Les aérodromes, dont la construction avait débuté avant 1914 pour des raisons militaires, s’étoffent et prennent de l’importance dans les années 20 avec l’essor de l’aviation civile et commerciale. Les jeunes aviateurs qui survolent Albens doivent effectuer une formation militaire à la base de Bron qui possède une école pour les officiers et sous-officiers depuis 1912. Mais ils se trouvent aussi sur un aéroport qui, à partir de 1921, assure des liaisons commerciales avec Paris, Marseille et Genève.

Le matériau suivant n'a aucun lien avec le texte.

__device__ inline BlkInfo cell_from_arrays(const PicDev& P, int ctu, int z) {
  BlkInfo bi;
  bi.mv[0][0] = bi.mv[0][1] = bi.mv[1][0] = bi.mv[1][1] = 0;
  bi.ref[0] = bi.ref[1] = -1;
  bi.qp = 0; bi.flags = 0; bi.edge = 0; bi.log2cu = 3; bi.slice = 0;
  const size_t i = (size_t)ctu * P.parts + z;
  if ((int)ldg(P.part_size + i) == HMGPU_SIZE_NONE) return bi;
  const int sidx = P.slice_idx ? ldg(P.slice_idx + ctu) : 0;
  const SliceDev* sl = P.slices + sidx;
  const int tr = ldg(P.tr_idx + i);
  const bool intra = ldg(P.pred_mode + i) == HMGPU_MODE_INTRA;
  bi.flags = BF_VALID | (intra ? BF_INTRA : 0) | (((ldg(P.cbf[0] + i) >> tr) & 1) ? BF_CBFY : 0);
  if (ldg(P.bypass + i) || (P.pcm_lf_disable && ldg(P.ipcm + i))) bi.flags |= BF_NOFILT;
  bi.qp = ldg(P.qp + i);
  bi.log2cu = (uint8_t)(P.log2ctu - ldg(P.depth + i));
  bi.slice = (uint16_t)sidx;
  if (!intra) {
    const int r0 = ldg(P.ref_idx[0] + i), r1 = ldg(P.ref_idx[1] + i);
    if (r0 >= 0) { const uint32_t w = ldg(reinterpret_cast<const uint32_t*>(P.mv[0]) + i); bi.mv[0][0] = (int16_t)(w & 0xffff); bi.mv[0][1] = (int16_t)(w >> 16); bi.ref[0] = ldg(&sl->ref_pic[0][r0]); }
    if (r1 >= 0 && ldg(&sl->slice_type) == HMGPU_B_SLICE) { const uint32_t w = ldg(reinterpret_cast<const uint32_t*>(P.mv[1]) + i); bi.mv[1][0] = (int16_t)(w & 0xffff); bi.mv[1][1] = (int16_t)(w >> 16); bi.ref[1] = ldg(&sl->ref_pic[1][r1]); }
  }
  return bi;
}

__device__ inline uint16_t edge_unit(const BlkInfo& p, const BlkInfo& q, bool transform_edge) {
  const int bs = boundary_strength(p, q, transform_edge);
  if (bs == 0) return 0;
  return (uint16_t)edge_unit_pack(bs, ((int)p.qp + (int)q.qp + 1) >> 1, (p.flags & BF_NOFILT) != 0, (q.flags & BF_NOFILT) != 0);
}
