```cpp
struct Params {
  size_t poly_len = POLY_LEN, poly_len_log2 = POLY_LEN_LOG2, crt_count = CRT_COUNT;
  u64 moduli[2] = {MODULUS_0, MODULUS_1};
  u64 modulus = 0, modulus_log2 = 0;
  double noise_width = 6.4;
  size_t n = 0;
  u64 pt_modulus = 0, q2_bits = 0;
  size_t t_conv = 0, t_exp_left = 0, t_exp_right = 0, t_gsw = 0;
  bool expand_queries = true;
  size_t db_dim_1 = 0, db_dim_2 = 0, instances = 1, db_item_size = 0, version = 0;
  std::vector<u32> ntt_tables;
  DevConsts dc;

  size_t dim0() const { return (size_t)1 << db_dim_1; }
  size_t num_per() const { return (size_t)1 << db_dim_2; }
  size_t num_items() const { return dim0() * num_per(); }
  size_t trials() const { return n * n; }
  size_t planes() const { return instances * n * n; }
  size_t g() const;
  size_t stop_round() const;
  size_t setup_bytes() const;
  size_t query_bytes() const;
  size_t response_bytes() const;
  size_t db_words() const { return planes() * num_items() * poly_len; }
  bool has_expansion_right_on_wire() const { return version == 0 || t_exp_right != t_exp_left; }
  size_t bits_per(size_t dim) const;
  u64 q2() const;
  const u32* table(int crt, int which) const { return ntt_tables.data() + ((size_t)crt * 4 + which) * poly_len; }

  static Params from_json(const std::string& json);
  void finish();
};

u64 mul_mod(u64 a, u64 b, u64 m);
u64 pow_mod(u64 a, u64 e, u64 m);
// ... 4 lines not shown
```

sdk_amd/csrc/pipeline.hpp:

```cpp
#pragma once
#include <vector>

#include "server.hpp"

namespace spiral {

struct Workspace {
  const Params* P;
  DeviceState* D;
  int device = -1;
  hipStream_t stream = nullptr;
  hipStream_t stream2 = nullptr;
  std::vector<hipEvent_t> ev_plane;
  hipEvent_t ev_fold = nullptr;
  hipEvent_t ev_round0 = nullptr, ev_right = nullptr;
  bool right_pending = false;
  bool long_sweep_follows = false;
  hipEvent_t ev_sw[2] = {nullptr, nullptr};
  bool have_sweep_span = false;
  bool pipelined = false;
  hipEvent_t ev[5] = {nullptr, nullptr, nullptr, nullptr, nullptr};
  DevBuf<u64> q_raw;
  DevBuf<u32> v;
  DevBuf<u64> exp_raw;
// ... 19 lines not shown
  DevBuf<u64> group_q_raw;
  u64* h_packed = nullptr;
  size_t h_packed_words = 0;
  DevBuf<u64> enc_out;
  uint8_t* h_response = nullptr;
  bool host_pinned = true;
  int out_G = 1;
  bool zero_shortcuts = false;
  long fused_min_pairs = 256;

  Workspace(const Params& P, DeviceState& D);
  ~Workspace();
  Workspace(const Workspace&) = delete;
  Workspace& operator=(const Workspace&) = delete;
  void ensure_expand();
  void ensure_sweep();
  void ensure_finish();
  size_t plane_group() const;
};
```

L’aérodrome de Challes connaît la même évolution. Initialement réservé depuis sa création en 1913 à l’usage des avions militaires, il s’ouvre peu à peu aux civils après la guerre de 14/18 avec la création de l’aéroclub des Alpes françaises. Il faut dire que cette piste au pied des massifs montagneux des Alpes intéresse l’aviation civile et commerciale. Dans les années 30, le terrain s’étend et l’aérodrome organise alors de nombreux meetings où se produisent les plus grands pilotes de l’époque dont les célèbres aviatrices Hélène Boucher et Maryse Hilsz. Ces dernières sont alors des pilotes confirmées qui engrangent les records de vitesse et d’altitude, Hélène Boucher dépasse les 5000 mètres avant que Maryse Hilsz n’atteigne les 10 200 mètres d’altitude en 1932 (record féminin). La première va se tuer lors d’un entraînement en 1934 alors que la seconde s’illustrera dans la résistance dès 1940. Ainsi, tout au long des années 30, héroïnes et héros de la conquête des airs font rêver hommes et femmes des villes et des campagnes qui accourent pour voir ces étonnantes machines volantes. Aujourd’hui, lorsque des dizaines d’avions chargés de skieurs survolent le lac du Bourget, un week-end d’hiver, plus personne ne lève un regard étonné pour les voir se poser sur l’aéroport de Chambéry.